LISTED ENTRIES START

-        if (c < W2) a4[r * LD2 + c] = jn < R ? v * leaky_grad(p.y2[jn * p.ld2 + c], p.slope2) : 0.f;
-    }
-    __syncthreads();
-    TSTAMP(3);
-    gemm_kn<W2, W2, LD2, LD2>(a4, p.w2, t4);
-    __syncthreads();
-    TSTAMP(4);
-    for (int e = threadIdx.x; e < TBM * W2; e += TNT) {
-        const int r = e / W2, c = e % W2;
-        const int64_t jn = j0 + r;
-        float v = 0.f;
-#pragma unroll
-        for (int ks = 0; ks < KS2; ++ks) v += t4[(ks * TBM + r) * LD2 + c];
-        if (jn < R) p.d_pt[jn * W2 + c] = v;
-    }
-    TSTAMP(5);
-    TSTAMP_DUMP();
-}
-
-}
+#include "tokbwd_body.h"
 
 #ifdef TB_STAMP
 extern "C" int mobgt_tokbwd_debug_buffer(int* buf) { return (int)hipMemcpyToSymbol(HIP_SYMBOL(g_tb_dbg), &buf, sizeof(buf)); }
@@ -182,19 +9,6 @@
                                      float* d_pt, float* d_token, int G, int N, int C, int W2, float slope4, float slope2,
                                      float p_pos, float p_in, uint64_t seed, const uint64_t* seed_dev, uint32_t salt_nf,
                                      uint32_t salt_tok, uint32_t salt_in, void* stream) {
-    if (G <= 0 || N <= 0) return MOBGT_EBADDIM;
-    if (!(C == 192 && W2 == 160)) return MOBGT_EBADDIM;
-    if (((uintptr_t)w4 | (uintptr_t)w2) & 15) return MOBGT_EALIGN;
-    TokBwdParams p = {};
-    p.dout = dout; p.real = real; p.y4 = y4; p.y2 = y2; p.ld2 = ld_y2; p.w4 = w4; p.w2 = w2; p.d_nf = d_nf; p.d_add = d_add;
-    p.dx4 = dx4; p.ldx4 = ld_dx4; p.d_pt = d_pt; p.d_token = d_token; p.G = G; p.N = N; p.slope4 = slope4; p.slope2 = slope2;
-    p.thr_pos = p_pos > 0.f ? dropout_threshold(p_pos) : 0u;
-    p.thr_in = p_in > 0.f ? dropout_threshold(p_in) : 0u;
-    p.keep_pos = p.thr_pos ? 1.f / (1.f - (float)p.thr_pos / 65536.f) : 1.f;
-    p.keep_in = p.thr_in ? 1.f / (1.f - (float)p.thr_in / 65536.f) : 1.f;
-    p.seed = seed; p.seed_dev = seed_dev; p.salt_nf = salt_nf; p.salt_tok = salt_tok; p.salt_in = salt_in;
-    p.n_node_blocks = (int)(((int64_t)G * N + TBM - 1) / TBM);
-    const dim3 grid(p.n_node_blocks + (G + TNW - 1) / TNW), block(TNT);
-    hipLaunchKernelGGL((token_bwd_chain_kernel<192, 160>), grid, block, 0, (hipStream_t)stream, p);
-    return (int)hipGetLastError();
+    return token_bwd_launch<false>(dout, real, y4, y2, ld_y2, w4, w2, d_nf, d_add, dx4, ld_dx4, d_pt, d_token, G, N, C, W2, slope4, slope2,
+                            p_pos, p_in, seed, seed_dev, salt_nf, salt_tok, salt_in, nullptr, stream);
 }
diff --git a/mobgt_amd/csrc/tokbwd_body.h b/mobgt_amd/csrc/tokbwd_body.h
--- /dev/null
+++ b/mobgt_amd/csrc/tokbwd_body.h
@@ -0,0 +1,270 @@
+#pragma once
+#include "common.h"
+#include "mobgt_hip.h"
+
+namespace {
+
+typedef __attribute__((ext_vector_type(4))) float f32x4;
+
+constexpr int TNW = 12, TNT = TNW * 64, TBM = 16;
+constexpr int SC_MAXJ = 8;
+enum { SRC_PT = 0, SRC_X4 = 1, SRC_ADD = 2 };
+
+struct TokScatter {
+    float* d_table[SC_MAXJ];
+    const void* idx[SC_MAXJ];
+    int64_t skip[SC_MAXJ];
+    int width[SC_MAXJ], coff[SC_MAXJ], src[SC_MAXJ];
+    int n, i64;
+    float* extra_row0;
+};
+
+struct TokBwdParams {
+    const float* dout;
+    const float* real;
+    const float* y4;
+    const float* y2; int64_t ld2;
+    const float *w4, *w2;
+    float *d_nf, *d_add;
+    float* dx4; int64_t ldx4;
+    float* d_pt;
+    float* d_token;
+    int G, N;
+    float slope4, slope2;
+    uint32_t thr_pos, thr_in;
+    float keep_pos, keep_in;
+    uint64_t seed;
+    const uint64_t* seed_dev;
+    uint32_t salt_nf, salt_tok, salt_in;
+    int n_node_blocks;
+    TokScatter sc;
+};
+
+__device__ __forceinline__ float leaky_grad(float y, float slope) { return y > 0.f ? 1.f : slope; }
+
+#ifdef TB_STAMP
+__device__ int* g_tb_dbg = nullptr;
+#define TSTAMP_DECL int st_[8] = {}
+#define TSTAMP(i) st_[i] = (int)wall_clock64()
+#define TSTAMP_DUMP() do { if (g_tb_dbg && threadIdx.x == 0) for (int q_ = 0; q_ < 8; ++q_) g_tb_dbg[blockIdx.x * 8 + q_] = st_[q_]; } while (0)
+#else
+#define TSTAMP_DECL
+#define TSTAMP(i)
+#define TSTAMP_DUMP()
+#endif
+
+template <int N> constexpr int gemm_ks() { return TNW / ((N + 63) / 64); }
+template <int K, int N, int LDA, int LDO>
+__device__ __forceinline__ void gemm_kn(const float* __restrict__ A, const float* __restrict__ W, float* __restrict__ out) {
+    constexpr int NB = (N + 63) / 64, KS = TNW / NB, NT16 = K / 16, TMAX = (NT16 + KS - 1) / KS;
+    static_assert(K % 16 == 0 && N % 32 == 0 && KS >= 1, "shape");
+    const int lane = threadIdx.x & 63, wave = threadIdx.x >> 6;
+    const int j = lane & 15, q = lane >> 4;
+    if (wave >= NB * KS) return;
+    const int blk = wave / KS, ks = wave % KS;
+    const int t_lo = ks * NT16 / KS, t_hi = (ks + 1) * NT16 / KS;
+    const int n0 = 64 * blk;
+    const bool col_ok = n0 + 4 * j < N;
+    const int cl = col_ok ? n0 + 4 * j : 0;
+    f32x4 acc[4];
+#pragma unroll
+    for (int n = 0; n < 4; ++n) acc[n] = f32x4{0.f, 0.f, 0.f, 0.f};
+    f32x4 bw[TMAX][4];
+#pragma unroll
+    for (int tt = 0; tt < TMAX; ++tt) {
+        const int t = min(t_lo + tt, t_hi - 1);
+#pragma unroll
+        for (int i = 0; i < 4; ++i) bw[tt][i] = *reinterpret_cast<const f32x4*>(W + (int64_t)(16 * t + 4 * q + i) * N + cl);
+    }
+#pragma unroll
+    for (int tt = 0; tt < TMAX; ++tt) {
+        if (t_lo + tt < t_hi) {
+            const f32x4 a = *reinterpret_cast<const f32x4*>(A + j * LDA + 16 * (t_lo + tt) + 4 * q);
+#pragma unroll
+            for (int i = 0; i < 4; ++i)
+#pragma unroll
+                for (int n = 0; n < 4; ++n) acc[n] = __builtin_amdgcn_mfma_f32_16x16x4f32(a[i], bw[tt][i][n], acc[n], 0, 0, 0);
+        }
+    }
+    if (col_ok) {
+#pragma unroll
+        for (int n = 0; n < 4; ++n)
+#pragma unroll
+            for (int v = 0; v < 4; ++v) out[(ks * TBM + 4 * q + v) * LDO + n0 + 4 * j + n] = acc[n][v];
+    }
+}
+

LISTED ENTRIES END

### [WORK REQUIRED]
Your task is to repeat each of the records above exactly.

### [EXPECTED ANSWER]
-        if (c < W2) a4[r * LD2 + c] = jn < R ? v * leaky_grad(p.y2[jn * p.ld2 + c], p.slope2) : 0.f;
-    }
-    __syncthreads();
-    TSTAMP(3);
-    gemm_kn<W2, W2, LD2, LD2>(a4, p.w2, t4);
-    __syncthreads();
-    TSTAMP(4);
-    for (int e = threadIdx.x; e < TBM * W2; e += TNT) {
-        const int r = e / W2, c = e % W2;
-        const int64_t jn = j0 + r;
-        float v = 0.f;
-#pragma unroll
-        for (int ks = 0; ks < KS2; ++ks) v += t4[(ks * TBM + r) * LD2 + c];
-        if (jn < R) p.d_pt[jn * W2 + c] = v;
-    }
-    TSTAMP(5);
-    TSTAMP_DUMP();
-}
-
-}
+#include "tokbwd_body.h"
 
 #ifdef TB_STAMP
 extern "C" int mobgt_tokbwd_debug_buffer(int* buf) { return (int)hipMemcpyToSymbol(HIP_SYMBOL(g_tb_dbg), &buf, sizeof(buf)); }
@@ -182,19 +9,6 @@
                                      float* d_pt, float* d_token, int G, int N, int C, int W2, float slope4, float slope2,
                                      float p_pos, float p_in, uint64_t seed, const uint64_t* seed_dev, uint32_t salt_nf,
                                      uint32_t salt_tok, uint32_t salt_in, void* stream) {
-    if (G <= 0 || N <= 0) return MOBGT_EBADDIM;
-    if (!(C == 192 && W2 == 160)) return MOBGT_EBADDIM;
-    if (((uintptr_t)w4 | (uintptr_t)w2) & 15) return MOBGT_EALIGN;
-    TokBwdParams p = {};
-    p.dout = dout; p.real = real; p.y4 = y4; p.y2 = y2; p.ld2 = ld_y2; p.w4 = w4; p.w2 = w2; p.d_nf = d_nf; p.d_add = d_add;
-    p.dx4 = dx4; p.ldx4 = ld_dx4; p.d_pt = d_pt; p.d_token = d_token; p.G = G; p.N = N; p.slope4 = slope4; p.slope2 = slope2;
-    p.thr_pos = p_pos > 0.f ? dropout_threshold(p_pos) : 0u;
-    p.thr_in = p_in > 0.f ? dropout_threshold(p_in) : 0u;
-    p.keep_pos = p.thr_pos ? 1.f / (1.f - (float)p.thr_pos / 65536.f) : 1.f;
-    p.keep_in = p.thr_in ? 1.f / (1.f - (float)p.thr_in / 65536.f) : 1.f;
-    p.seed = seed; p.seed_dev = seed_dev; p.salt_nf = salt_nf; p.salt_tok = salt_tok; p.salt_in = salt_in;
-    p.n_node_blocks = (int)(((int64_t)G * N + TBM - 1) / TBM);
-    const dim3 grid(p.n_node_blocks + (G + TNW - 1) / TNW), block(TNT);
-    hipLaunchKernelGGL((token_bwd_chain_kernel<192, 160>), grid, block, 0, (hipStream_t)stream, p);
-    return (int)hipGetLastError();
+    return token_bwd_launch<false>(dout, real, y4, y2, ld_y2, w4, w2, d_nf, d_add, dx4, ld_dx4, d_pt, d_token, G, N, C, W2, slope4, slope2,
+                            p_pos, p_in, seed, seed_dev, salt_nf, salt_tok, salt_in, nullptr, stream);
 }
diff --git a/mobgt_amd/csrc/tokbwd_body.h b/mobgt_amd/csrc/tokbwd_body.h
--- /dev/null
+++ b/mobgt_amd/csrc/tokbwd_body.h
@@ -0,0 +1,270 @@
+#pragma once
+#include "common.h"
+#include "mobgt_hip.h"
+
+namespace {
+
+typedef __attribute__((ext_vector_type(4))) float f32x4;
+
+constexpr int TNW = 12, TNT = TNW * 64, TBM = 16;
+constexpr int SC_MAXJ = 8;
+enum { SRC_PT = 0, SRC_X4 = 1, SRC_ADD = 2 };
+
+struct TokScatter {
+    float* d_table[SC_MAXJ];
+    const void* idx[SC_MAXJ];
+    int64_t skip[SC_MAXJ];
+    int width[SC_MAXJ], coff[SC_MAXJ], src[SC_MAXJ];
+    int n, i64;
+    float* extra_row0;
+};
+
+struct TokBwdParams {
+    const float* dout;
+    const float* real;
+    const float* y4;
+    const float* y2; int64_t ld2;
+    const float *w4, *w2;
+    float *d_nf, *d_add;
+    float* dx4; int64_t ldx4;
+    float* d_pt;
+    float* d_token;
+    int G, N;
+    float slope4, slope2;
+    uint32_t thr_pos, thr_in;
+    float keep_pos, keep_in;
+    uint64_t seed;
+    const uint64_t* seed_dev;
+    uint32_t salt_nf, salt_tok, salt_in;
+    int n_node_blocks;
+    TokScatter sc;
+};
+
+__device__ __forceinline__ float leaky_grad(float y, float slope) { return y > 0.f ? 1.f : slope; }
+
+#ifdef TB_STAMP
+__device__ int* g_tb_dbg = nullptr;
+#define TSTAMP_DECL int st_[8] = {}
+#define TSTAMP(i) st_[i] = (int)wall_clock64()
+#define TSTAMP_DUMP() do { if (g_tb_dbg && threadIdx.x == 0) for (int q_ = 0; q_ < 8; ++q_) g_tb_dbg[blockIdx.x * 8 + q_] = st_[q_]; } while (0)
+#else
+#define TSTAMP_DECL
+#define TSTAMP(i)
+#define TSTAMP_DUMP()
+#endif
+
+template <int N> constexpr int gemm_ks() { return TNW / ((N + 63) / 64); }
+template <int K, int N, int LDA, int LDO>
+__device__ __forceinline__ void gemm_kn(const float* __restrict__ A, const float* __restrict__ W, float* __restrict__ out) {
+    constexpr int NB = (N + 63) / 64, KS = TNW / NB, NT16 = K / 16, TMAX = (NT16 + KS - 1) / KS;
+    static_assert(K % 16 == 0 && N % 32 == 0 && KS >= 1, "shape");
+    const int lane = threadIdx.x & 63, wave = threadIdx.x >> 6;
+    const int j = lane & 15, q = lane >> 4;
+    if (wave >= NB * KS) return;
+    const int blk = wave / KS, ks = wave % KS;
+    const int t_lo = ks * NT16 / KS, t_hi = (ks + 1) * NT16 / KS;
+    const int n0 = 64 * blk;
+    const bool col_ok = n0 + 4 * j < N;
+    const int cl = col_ok ? n0 + 4 * j : 0;
+    f32x4 acc[4];
+#pragma unroll
+    for (int n = 0; n < 4; ++n) acc[n] = f32x4{0.f, 0.f, 0.f, 0.f};
+    f32x4 bw[TMAX][4];
+#pragma unroll
+    for (int tt = 0; tt < TMAX; ++tt) {
+        const int t = min(t_lo + tt, t_hi - 1);
+#pragma unroll
+        for (int i = 0; i < 4; ++i) bw[tt][i] = *reinterpret_cast<const f32x4*>(W + (int64_t)(16 * t + 4 * q + i) * N + cl);
+    }
+#pragma unroll
+    for (int tt = 0; tt < TMAX; ++tt) {
+        if (t_lo + tt < t_hi) {
+            const f32x4 a = *reinterpret_cast<const f32x4*>(A + j * LDA + 16 * (t_lo + tt) + 4 * q);
+#pragma unroll
+            for (int i = 0; i < 4; ++i)
+#pragma unroll
+                for (int n = 0; n < 4; ++n) acc[n] = __builtin_amdgcn_mfma_f32_16x16x4f32(a[i], bw[tt][i][n], acc[n], 0, 0, 0);
+        }
+    }
+    if (col_ok) {
+#pragma unroll
+        for (int n = 0; n < 4; ++n)
+#pragma unroll
+            for (int v = 0; v < 4; ++v) out[(ks * TBM + 4 * q + v) * LDO + n0 + 4 * j + n] = acc[n][v];
+    }
+}
+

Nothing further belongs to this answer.